The governor of the Bank of England dealt a withering blow to Stephen Hester and the senior management team at Royal Bank of Scotland (RBS) today.

Speaking to the Parliamentary Commission on Banking Standards, the Mervyn King said: “I do not think it is beyond the wit of man to restructure RBS”.

King told MPs while the UK had led the world in recapitalising the banks that with the right approach RBS could be transformed within a year.

He said the problems of RBS had clearly been a drag on lending to the UK economy:

“If you go back to the measures of 2008 and 2009, the idea was we needed to restructure the banking system. The medium of public ownership was the way in which they could be recapitalised and restructured and sold back to the private sector.”
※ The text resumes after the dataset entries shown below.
template <int NCH, int POFF, int AUXL = 2, int AUXS = 2>
__device__ __forceinline__ void dd_stream_b(DdCtx& c, const int2* __restrict__ list, int L, int nper, int& slot, char* sm,
                                            f32x4& gx, f32x4& gy) {
    auto fetch = [&](int sl) { return sl < L ? list[sl] : make_int2(-1, -1); };
    constexpr int PCH = NCH - POFF > 0 ? NCH - POFF : 0;
    int2 tile = fetch(slot);
    int2 next = fetch(slot + nper);
    f32x16 acc[2];
#pragma unroll
    for (int rb = 0; rb < 2; ++rb)
#pragma unroll
        for (int r = 0; r < 16; ++r) acc[rb][r] = 0.0f;
    float pold[2][16];
    fill_lds_b(c, sm, 0, gx, gy);
    __syncthreads();
    request_chunk_b(c, tile, 1, gx, gy);
    int base = 0;
    for (;;) {
        const bool next_off = next.x >= 0 && next.x != next.y;
#pragma unroll
        for (int ch = 0; ch < NCH; ++ch) {
            const int pb = (base + ch) & 1;
            if (ch == PCH) load_p_mfma<AUXL>(c, tile.x * TILE, tile.y * TILE, pold);
            mfma_chunk_b(c, sm, pb, acc);
            if (ch < NCH - 1) {
                fill_lds_b(c, sm, pb ^ 1, gx, gy);
                __syncthreads();
                if (ch + 2 < NCH) request_chunk_b(c, tile, ch + 2, gx, gy);
                else if (next_off) request_chunk_b(c, next, 0, gx, gy);
            } else {
                if (next_off) fill_lds_b(c, sm, pb ^ 1, gx, gy);
                __syncthreads();
                if (next_off) request_chunk_b(c, next, 1, gx, gy);
                store_p_mfma<AUXS>(c, tile.x * TILE, tile.y * TILE, pold, acc);
            }
        }
        slot += nper;
        if (!next_off) return;
        tile = next;
        next = fetch(slot + nper);
        base = (base + NCH) & 1;
    }
}

template <int STREAM = 0, int POFF = 2, bool BF = false>
__global__ __launch_bounds__(NTHREADS) __attribute__((amdgpu_waves_per_eu(4, 4))) void downdate_f32_mfma(float* __restrict__ P, int ld, int n,
                                                                 const float* __restrict__ X, const float* __restrict__ Y,
                                                                 int pitch, int kp, const int2* __restrict__ tiles, int L,
                                                                 const int32_t* __restrict__ status, int xflags,
                                                                 const int32_t* __restrict__ dcount, int joseph,
                                                                 const char* __restrict__ img, int img_nch,
                                                                 unsigned* __restrict__ claim,
                                                                 float* __restrict__ side, int side_n) {
    if (status[0] != 0) return;
    if (dcount) {
        const int k = 2 * dcount[0];
        kp = joseph ? 2 * ((k + SLAM_KPAD - 1) / SLAM_KPAD * SLAM_KPAD) : (k + 15) / 16 * 16;
        if (kp == 0) return;
    }
    __shared__ __attribute__((aligned(16))) float smem[2][2][TILE][LDSP];
    __shared__ unsigned dma_claim_word[4];
    const int tid = threadIdx.x;
    const int lane = tid & 63;
    const int wave = __builtin_amdgcn_readfirstlane(tid >> 6);
    DdCtx c;
    c.side = side; c.side_n = side_n;
    c.P = P; c.X = X; c.Y = Y; c.ld = ld; c.pitch = pitch; c.kp = kp; c.xflags = xflags;
    c.img = img; c.img_nch = img_nch;
    c.nchunks = (kp + KC - 1) / KC;
    c.wr = wave & 1;
    c.wc = wave >> 1;
    c.l31 = lane & 31;
    c.lh = lane >> 5;
    c.q = lane & 7;
    c.cl = lane >> 3;
    c.srow = tid >> 3;
    c.sc4 = tid & 7;
    const int xcd = blockIdx.x & 7;
    const int rk = blockIdx.x >> 3;
    const int nper = gridDim.x >> 3;
    if (nper < L && rk >= (nper >> 1) && !claim) __builtin_amdgcn_s_sleep(127);
    const int2* list = tiles + (size_t)xcd * L;
    float* sD = &smem[0][0][0][0] + wave * (2 * 32 * SP);
    float* sV = sD + 32 * SP;
    (void)n;

    int slot = rk;
    int2 tile = slot < L ? list[slot] : make_int2(-1, -1);
    if (tile.x < 0) return;
    f32x4 gx[2], gy[2];
    if (BF && claim && img && kp >= 5 * KB && kp <= 8 * KB && !joseph) {
        char* sm = reinterpret_cast<char*>(&smem[0][0][0][0]);
        unsigned* ctr = claim + 16 * xcd;
        if (tile.x != tile.y && !(c.xflags & 512)) {
            static_assert(sizeof(smem) == 3 * DMA_BUF, "three 24 KB chunk buffers");
            char* cw = reinterpret_cast<char*>(&dma_claim_word[0]);
            switch (kp / KB) {
                case 8: dd_stream_dma<8, DD_DMA_PCH8>(c, list, L, nper, slot, sm, ctr, wave, cw); break;
                case 7: dd_stream_dma<7, 2>(c, list, L, nper, slot, sm, ctr, wave, cw); break;
                case 6: dd_stream_dma<6, 2>(c, list, L, nper, slot, sm, ctr, wave, cw); break;
                default: dd_stream_dma<5, 2>(c, list, L, nper, slot, sm, ctr, wave, cw); break;
            }
        } else
        if (tile.x != tile.y) {
            switch (kp / KB) {
                case 8: dd_stream_p<8, DD_POFF8, false, true>(c, list, L, nper, slot, sm, ctr); break;
                case 7: dd_stream_p<7, 6 + DD_PCH0, false, true>(c, list, L, nper, slot, sm, ctr); break;
                case 6: dd_stream_p<6, 5 + DD_PCH0, false, true>(c, list, L, nper, slot, sm, ctr); break;
                default: dd_stream_p<5, 4 + DD_PCH0, false, true>(c, list, L, nper, slot, sm, ctr); break;
            }
        }
        while (slot < L) {
            tile = list[slot];
            if (tile.x < 0) break;
            __syncthreads();
            request_chunk(c, tile, 0, gx, gy);
            if (tile.x != tile.y) dd_tile<false>(c, tile, make_int2(-1, -1), smem, sD, sV, gx, gy);
            else dd_tile<true>(c, tile, make_int2(-1, -1), smem, sD, sV, gx, gy);
            if (tid == 0)
                lds_store_u32(sm + CLAIM_OFF, __hip_atomic_fetch_add(ctr, 1u, __ATOMIC_RELAXED, __HIP_MEMORY_SCOPE_AGENT));
            __syncthreads();
            slot = nper + __builtin_amdgcn_readfirstlane((int)lds_load_u32(sm + CLAIM_OFF));
        }
        return;
    }
    if (BF && tile.x != tile.y && kp >= 5 * KB && kp <= 8 * KB && !joseph) {
        char* sm = reinterpret_cast<char*>(&smem[0][0][0][0]);
        if (img) {
            switch (kp / KB) {
                case 8:
                    dd_stream_p<8, 7>(c, list, L, nper, slot, sm); break;
                case 7: dd_stream_p<7, 6>(c, list, L, nper, slot, sm); break;
                case 6: dd_stream_p<6, 5>(c, list, L, nper, slot, sm); break;
                default: dd_stream_p<5, 4>(c, list, L, nper, slot, sm); break;
            }
        } else {
        request_chunk_b(c, tile, 0, gx[0], gy[0]);
        switch (kp / KB) {
            case 8: dd_stream_b<8, 7>(c, list, L, nper, slot, sm, gx[0], gy[0]); break;
            case 7: dd_stream_b<7, 6>(c, list, L, nper, slot, sm, gx[0], gy[0]); break;
            case 6: dd_stream_b<6, 5>(c, list, L, nper, slot, sm, gx[0], gy[0]); break;
            default: dd_stream_b<5, 4>(c, list, L, nper, slot, sm, gx[0], gy[0]); break;
        }
        }
        tile = slot < L ? list[slot] : make_int2(-1, -1);
        if (tile.x < 0) return;
    }
    request_chunk(c, tile, 0, gx, gy);
    slot += nper;
    int2 next = slot < L ? list[slot] : make_int2(-1, -1);
    if (STREAM >= 2 && tile.x != tile.y && c.nchunks == STREAM) {
        slot = rk;
        dd_stream<(STREAM >= 2 ? STREAM : 2), POFF>(c, list, L, nper, slot, smem, gx, gy);
        tile = slot < L ? list[slot] : make_int2(-1, -1);
        slot += nper;
        next = slot < L ? list[slot] : make_int2(-1, -1);
    } else if (tile.x != tile.y) {
        dd_tile<false>(c, tile, next, smem, sD, sV, gx, gy);
        while (next.x >= 0 && next.x != next.y) {
            tile = next;
            slot += nper;
            next = slot < L ? list[slot] : make_int2(-1, -1);
            dd_tile<false>(c, tile, next, smem, sD, sV, gx, gy);
        }
        tile = next;
        slot += nper;
        next = slot < L ? list[slot] : make_int2(-1, -1);
    }
    while (tile.x >= 0) {
        dd_tile<true>(c, tile, next, smem, sD, sV, gx, gy);
        tile = next;
        slot += nper;
        next = slot < L ? list[slot] : make_int2(-1, -1);
    }
}



constexpr int DT = 64;
constexpr int DK = 16;
typedef double f64x4 __attribute__((ext_vector_type(4)));

__global__ __launch_bounds__(256) void downdate_f64_mfma(double* __restrict__ P, int ld, int n, const double* __restrict__ X,
                                                         const double* __restrict__ Y, int pitch, int kp,
                                                         const int2* __restrict__ tiles, int L,
                                                         const int32_t* __restrict__ status,
                                                         const int32_t* __restrict__ dcount, int joseph, int k16,
                                                         double* __restrict__ side, int side_n) {
    if (status[0] != 0) return;
    int khalf = joseph ? kp / 2 : 0;
    if (dcount) {
        const int k = 2 * dcount[0];
        if (k == 0) return;
        k16 = (k + 15) / 16 * 16;
        khalf = joseph ? (k + SLAM_KPAD - 1) / SLAM_KPAD * SLAM_KPAD : 0;
    }
    const int2 tile = tiles[(size_t)(blockIdx.x & 7) * L + (blockIdx.x >> 3)];
    if (tile.x < 0) return;
    __shared__ double sX[DT][DK + 1];
    __shared__ double sY[DT][DK + 1];
    const int tid = threadIdx.x;
    const int lane = tid & 63, wave = tid >> 6;
    const int li = lane & 15, kk = lane >> 4;
    const int wr = wave & 1, wc = wave >> 1;
    const int R0 = tile.x * DT;
    const int C0 = tile.y * DT;
    const bool diag = tile.x == tile.y;
    double* Pt = P + tile_base(tile.x, tile.y, ld >> 6, 6);
    f64x4 pold[2][2], acc[2][2];
    auto load_p = [&]() {
#pragma unroll
        for (int cb = 0; cb < 2; ++cb)
#pragma unroll
            for (int rb = 0; rb < 2; ++rb)
#pragma unroll
                for (int r = 0; r < 4; ++r) {
                    const int cl = 32 * wc + 16 * cb + 4 * r + kk, rl = 32 * wr + 16 * rb + li;
                    pold[cb][rb][r] = Pt[cl * DT + rl];
                }
    };
#pragma unroll
    for (int cb = 0; cb < 2; ++cb)
#pragma unroll
        for (int rb = 0; rb < 2; ++rb) acc[cb][rb] = f64x4{0.0, 0.0, 0.0, 0.0};
    load_p();
    for (int seg = 0; seg <= joseph; ++seg)
    for (int kc = seg * khalf; kc < seg * khalf + k16; kc += DK) {
#pragma unroll
        for (int s = 0; s < 4; ++s) {
            const int idx = tid + 256 * s;
            const int row = idx >> 4;
            const int cc = idx & 15;
            sX[row][cc] = X[(size_t)(R0 + row) * pitch + kc + cc];
            sY[row][cc] = Y[(size_t)(C0 + row) * pitch + kc + cc];
        }
        __syncthreads();
#pragma unroll
        for (int s = 0; s < 4; ++s) {
            double ay[2], bx[2];
#pragma unroll
            for (int cb = 0; cb < 2; ++cb) ay[cb] = sY[32 * wc + 16 * cb + li][4 * s + kk];
#pragma unroll
            for (int rb = 0; rb < 2; ++rb) bx[rb] = sX[32 * wr + 16 * rb + li][4 * s + kk];
#pragma unroll
            for (int cb = 0; cb < 2; ++cb)
#pragma unroll
                for (int rb = 0; rb < 2; ++rb)
                    acc[cb][rb] = __builtin_amdgcn_mfma_f64_16x16x4f64(ay[cb], bx[rb], acc[cb][rb], 0, 0, 0);
        }
        __syncthreads();
    }
#pragma unroll
    for (int cb = 0; cb < 2; ++cb)
#pragma unroll
        for (int rb = 0; rb < 2; ++rb)
#pragma unroll
            for (int r = 0; r < 4; ++r) {
                const int cl = 32 * wc + 16 * cb + 4 * r + kk, rl = 32 * wr + 16 * rb + li;
                const double val = pold[cb][rb][r] - acc[cb][rb][r];
                if (!diag || rl >= cl) Pt[cl * DT + rl] = val;
                if ((diag && rl >= cl) || tile.x == tile.y + 1) side_note(side, side_n, R0 + rl, C0 + cl, val);
                if (diag && rl > cl) Pt[rl * DT + cl] = val;
            }
    (void)n;
}
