@@ -167,6 +215,29 @@
 #pragma unroll
                     for (int j = 0; j < NI; ++j)
                         acc[i][j] = __builtin_amdgcn_mfma_f32_32x32x16_bf16(a[i], b[j], acc[i][j], 0, 0, 0);
+            }
+        } else if constexpr (SP) {
+#pragma unroll
+            for (int u = 0; u < U; ++u) {
+                const uint4* __restrict__ a8 = hA + (long)((cur * U + u) * NP * 2 + (lane >> 5)) * BM;
+                const uint4* __restrict__ b8 = hB + (long)((cur * U + u) * NP * 2 + (lane >> 5)) * BN;
+                bf16x8 a[3][MI], b[3][NI];
+#pragma unroll
+                for (int q = 0; q < 3; ++q) {
+#pragma unroll
+                    for (int i = 0; i < MI; ++i) a[q][i] = __builtin_bit_cast(bf16x8, a8[q * 2 * BM + wm * TM + i * 32 + (lane & 31)]);
+#pragma unroll
+                    for (int j = 0; j < NI; ++j) b[q][j] = __builtin_bit_cast(bf16x8, b8[q * 2 * BN + wn * TN + j * 32 + (lane & 31)]);
+                }
+#pragma unroll
+                for (int q = 0; q < C2M_SPLIT_NPROD; ++q)
+#pragma unroll
+                    for (int i = 0; i < MI; ++i)
+#pragma unroll
+                        for (int j = 0; j < NI; ++j) {
+                            f32x16& d = q < C2M_SPLIT_NHIGH ? acc[i][j] : lo[i][j];
+                            d = __builtin_amdgcn_mfma_f32_32x32x16_bf16(a[C2M_SPLIT_PA[q]][i], b[C2M_SPLIT_PB[q]][j], d, 0, 0, 0);
+                        }
             }
         } else if constexpr (IL) {
             float a[BK / 2][MI], b[BK / 2][NI];
@@ -258,6 +329,12 @@
         cur ^= 1;
     }
 
+    if constexpr (SP) {
+#pragma unroll
+        for (int i = 0; i < MI; ++i)
+#pragma unroll
+            for (int j = 0; j < NI; ++j) acc[i][j] += lo[i][j];
+    }
     const bool direct = p.splits == 1;
     const bool yh = BF && p.yh && direct;
     const int yes = yh ? 2 : 4;
@@ -366,18 +443,54 @@
     }
 }
 
+static int direct_math() {
+    const char* e = getenv("C2M_DIRECT_MATH");
+    if (!e || !*e || !strcmp(e, "auto")) return 2;
+    if (!strcmp(e, "fp32")) return 0;
+    if (!strcmp(e, "split")) return 1;
+    return -1;
+}
+
+constexpr int C2M_DIRECT_COUNTS = 9;
+static long direct_counts[C2M_DIRECT_COUNTS];
+static void direct_count(int tile, int ns) {
+    __atomic_fetch_add(&direct_counts[tile * 3 + (ns == 1 ? 0 : (ns == 2 ? 1 : 2))], 1L, __ATOMIC_RELAXED);
+}
+C2M_API int c2m_direct_math_counts(int64_t* out, int reset) {
+    for (int i = 0; i < C2M_DIRECT_COUNTS; ++i) {
+        const long v = reset ? __atomic_exchange_n(&direct_counts[i], 0L, __ATOMIC_RELAXED) : __atomic_load_n(&direct_counts[i], __ATOMIC_RELAXED);
+        if (out) out[i] = v;
+    }
+    return C2M_DIRECT_COUNTS;
+}
+
+static bool igemm_split_pays(int mode, int M, int nk) {
+    if (mode != 2) return mode == 1;
+    return M > 64 || (M > 32 && nk >= 16);
+}
+
 template <int BM, int BN, int WGM, int WGN>
-static int launch_igemm(const ConvP& p, int ns, int splits, hipStream_t s, bool bf16) {
+static int launch_igemm(const ConvP& p, int ns, int splits, hipStream_t s, int prec) {
     dim3 grid((unsigned)c2m_cdiv(p.Npix, BN) * c2m_cdiv(p.M, BM) * splits * p.ncls);
     constexpr int U = 1;
-    if (bf16) {
+    if (prec == 1) {
         constexpr int UB = 2;
         switch (ns) {
-            case 1: hipLaunchKernelGGL((conv_igemm_kernel<BM, BN, WGM, WGN, 1, UB, true>), grid, dim3(256), 0, s, p); break;
-            case 2: hipLaunchKernelGGL((conv_igemm_kernel<BM, BN, WGM, WGN, 2, UB, true>), grid, dim3(256), 0, s, p); break;
-            case 4: hipLaunchKernelGGL((conv_igemm_kernel<BM, BN, WGM, WGN, 4, UB, true>), grid, dim3(256), 0, s, p); break;
+            case 1: hipLaunchKernelGGL((conv_igemm_kernel<BM, BN, WGM, WGN, 1, UB, 1>), grid, dim3(256), 0, s, p); break;
+            case 2: hipLaunchKernelGGL((conv_igemm_kernel<BM, BN, WGM, WGN, 2, UB, 1>), grid, dim3(256), 0, s, p); break;
+            case 4: hipLaunchKernelGGL((conv_igemm_kernel<BM, BN, WGM, WGN, 4, UB, 1>), grid, dim3(256), 0, s, p); break;
             default: return (int)hipErrorInvalidValue;
         }
+        return (int)hipGetLastError();
+    }
+    if (prec == 2) {
+        switch (ns) {
+            case 1: hipLaunchKernelGGL((conv_igemm_kernel<BM, BN, WGM, WGN, 1, U, 2>), grid, dim3(256), 0, s, p); break;
+            case 2: hipLaunchKernelGGL((conv_igemm_kernel<BM, BN, WGM, WGN, 2, U, 2>), grid, dim3(256), 0, s, p); break;
+            case 4: hipLaunchKernelGGL((conv_igemm_kernel<BM, BN, WGM, WGN, 4, U, 2>), grid, dim3(256), 0, s, p); break;
+            default: return (int)hipErrorInvalidValue;
+        }
+        direct_count(BM == 32 ? 0 : (BM == 64 ? 1 : 2), ns);
         return (int)hipGetLastError();
     }
     switch (ns) {
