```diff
@@ -595,6 +891,26 @@
   return fmt == PCREID_FMT_F16 ? launch_p1a2<tc::OpF16>(a, grid, (cudaStream_t)stream) : launch_p1a2<tc::OpBF16>(a, grid, (cudaStream_t)stream);
 }
 
+int pcreid_pair_p1(int n_units, int npts, int role, int fmt, float att_eps, float kv_scale, const int* u_search, const int* u_templ,
+                   const int* u_slot, const void* QF1, const void* H, const void* PV, const void* MK1, const void* Wa, const void* Wb,
+                   void* A_out, void* B7_out, int n_ctas, void* stream) {
+  if (n_units <= 0) return PCREID_OK;
+  if (!u_search || !u_templ || !u_slot || !QF1 || !H || !PV || !MK1 || !Wa || !Wb || !A_out || !B7_out || npts <= 0 ||
+      (fmt != PCREID_FMT_BF16 && fmt != PCREID_FMT_F16))
+    return PCREID_ERR_ARG;
+  const int NT = (npts + 127) / 128;
+  P1Args a{n_units, NT, role, npts, att_eps, kv_scale, u_search, u_templ, u_slot, (const uint8_t*)QF1, (const uint8_t*)H,
+           (const uint8_t*)PV, (const uint8_t*)MK1, (const uint8_t*)Wa, (uint8_t*)A_out, (uint8_t*)B7_out, (const uint8_t*)Wb};
+  int grid = n_ctas > 0 ? n_ctas : 148;
+  if (grid * NGX > n_units) grid = (n_units + NGX - 1) / NGX;
+  return fmt == PCREID_FMT_F16 ? launch_p1<tc::OpF16>(a, grid, (cudaStream_t)stream) : launch_p1<tc::OpBF16>(a, grid, (cudaStream_t)stream);
+}
+
+int pcreid_pair_p1_budget(int* tmem_cols) {
+  if (tmem_cols) *tmem_cols = NGX * P1_TG;
+  return P1_SMEM;
+}
+
 int pcreid_pair_p2y(int n_units, int npts, int role, int fmt, float att_eps, const int* u_slot, const void* A_in, const void* B7_in,
                     const void* W, float* pool_part, int n_ctas, void* stream) {
   if (n_units <= 0) return PCREID_OK;
diff --git a/point-cloud-reid_b200/csrc/rowops.cu b/point-cloud-reid_b200/csrc/rowops.cu
--- a/point-cloud-reid_b200/csrc/rowops.cu
+++ b/point-cloud-reid_b200/csrc/rowops.cu
@@ -720,7 +720,7 @@
 
 extern "C" {
 
-int pcreid_abi_version(void) { return 1; }
+int pcreid_abi_version(void) { return 2; }
 
 int pcreid_cn_linear(const pcreid_linear_args* p, void* stream) {
   if (!p) return PCREID_ERR_ARG;
diff --git a/point-cloud-reid_b200/models/fused_pairs.py b/point-cloud-reid_b200/models/fused_pairs.py
--- a/point-cloud-reid_b200/models/fused_pairs.py
+++ b/point-cloud-reid_b200/models/fused_pairs.py
@@ -13,6 +13,12 @@
 LN2H = 0.693359375
 LN2B = 0.69140625
 ATT_EPS = 1e-6
+
+
+def split_phase1():
+    e = os.environ
+    return (e.get("PCREID_PHASE1") == "split" or "PCREID_P1B" in e or "PCREID_P1B_ORDER" in e
+            or ("PCREID_X_TMEM" in e and not int(e["PCREID_X_TMEM"]) & 1))
 
 
 def _center_out(w):
@@ -160,8 +166,9 @@
         dev = pt.H.device
         if self.n_ctas is None or self._n_ctas_dev != dev:
             self.n_ctas, self._n_ctas_dev = torch.cuda.get_device_properties(dev).multi_processor_count, dev
+        split = split_phase1()
         by_search = False
-        b_by_search = os.environ.get("PCREID_P1B_ORDER", "search") == "search"
+        b_by_search = split and os.environ.get("PCREID_P1B_ORDER", "search") == "search"
         if dense is not None:
             r0, nrows, Dn = dense
             P = nrows * Dn
@@ -186,6 +193,12 @@
                 if b_by_search:
                     order = torch.argsort(srch, stable=True)
                     bs, bt, bl = srch[order].int().contiguous(), tmpl[order].int().contiguous(), order.int().contiguous()
+            if not split:
+                e0 = self._tick()
+                _OPS.pair_p1(P, N, role, self.fmt, ATT_EPS * sc, sc, us, ut, sl, ps.QF1, ps.H, ps.PV, pm.MK1, self._w1a2, self._w1b2, A, B7,
+                             self.n_ctas)
+                self._tock("pair_p1_kernel", e0, P)
+                continue
             e0 = self._tick()
             _OPS.pair_p1a2(P, N, role, self.fmt, ATT_EPS * sc, us, ut, sl, ps.QF1, ps.H, pm.MK1, self._w1a2, A, self.n_ctas)
             self._tock("pair_p1a2_kernel", e0, P)
```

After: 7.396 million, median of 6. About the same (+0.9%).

Four years on, this had not been achieved, he said.

“That will need a more decisive approach to the restructuring and recapitalisation of the bank.”

The idea that a bank 82% owned by the taxpayer should be run at arm’s length did not make any sense, he added.

He told MPS that continuing losses would have to be separated from the healthy units on the RBS balance sheet:

“A new RBS ought to be a major lender to the UK economy rather than a lender that is contracting its lending because it has little choice.”

Former chancellor Nigel Lawson said he had discussed King’s argument with the Chancellor, George Osborne but the latter objected on political grounds, arguing that it would be impossible to present the prospect of more public money going in to banks to the public and the financial markets.

Lawson himself dismissed this view as ‘nonsense’.

King also defended the effects of Funding for Lending, saying it was designed with the understanding some major lenders would have to reduce their balance sheets because of legacy problems. He said: “We knew when we created the FLS that there were at least three major banks that were going to contract their lending to the UK economy and there was nothing we could do about it.

“What we could do is create a scheme that would allow them to contract less than they would have done.”

The scheme actually benefited small and medium businesses more than mortgage borrowers because the former was riskier, he said.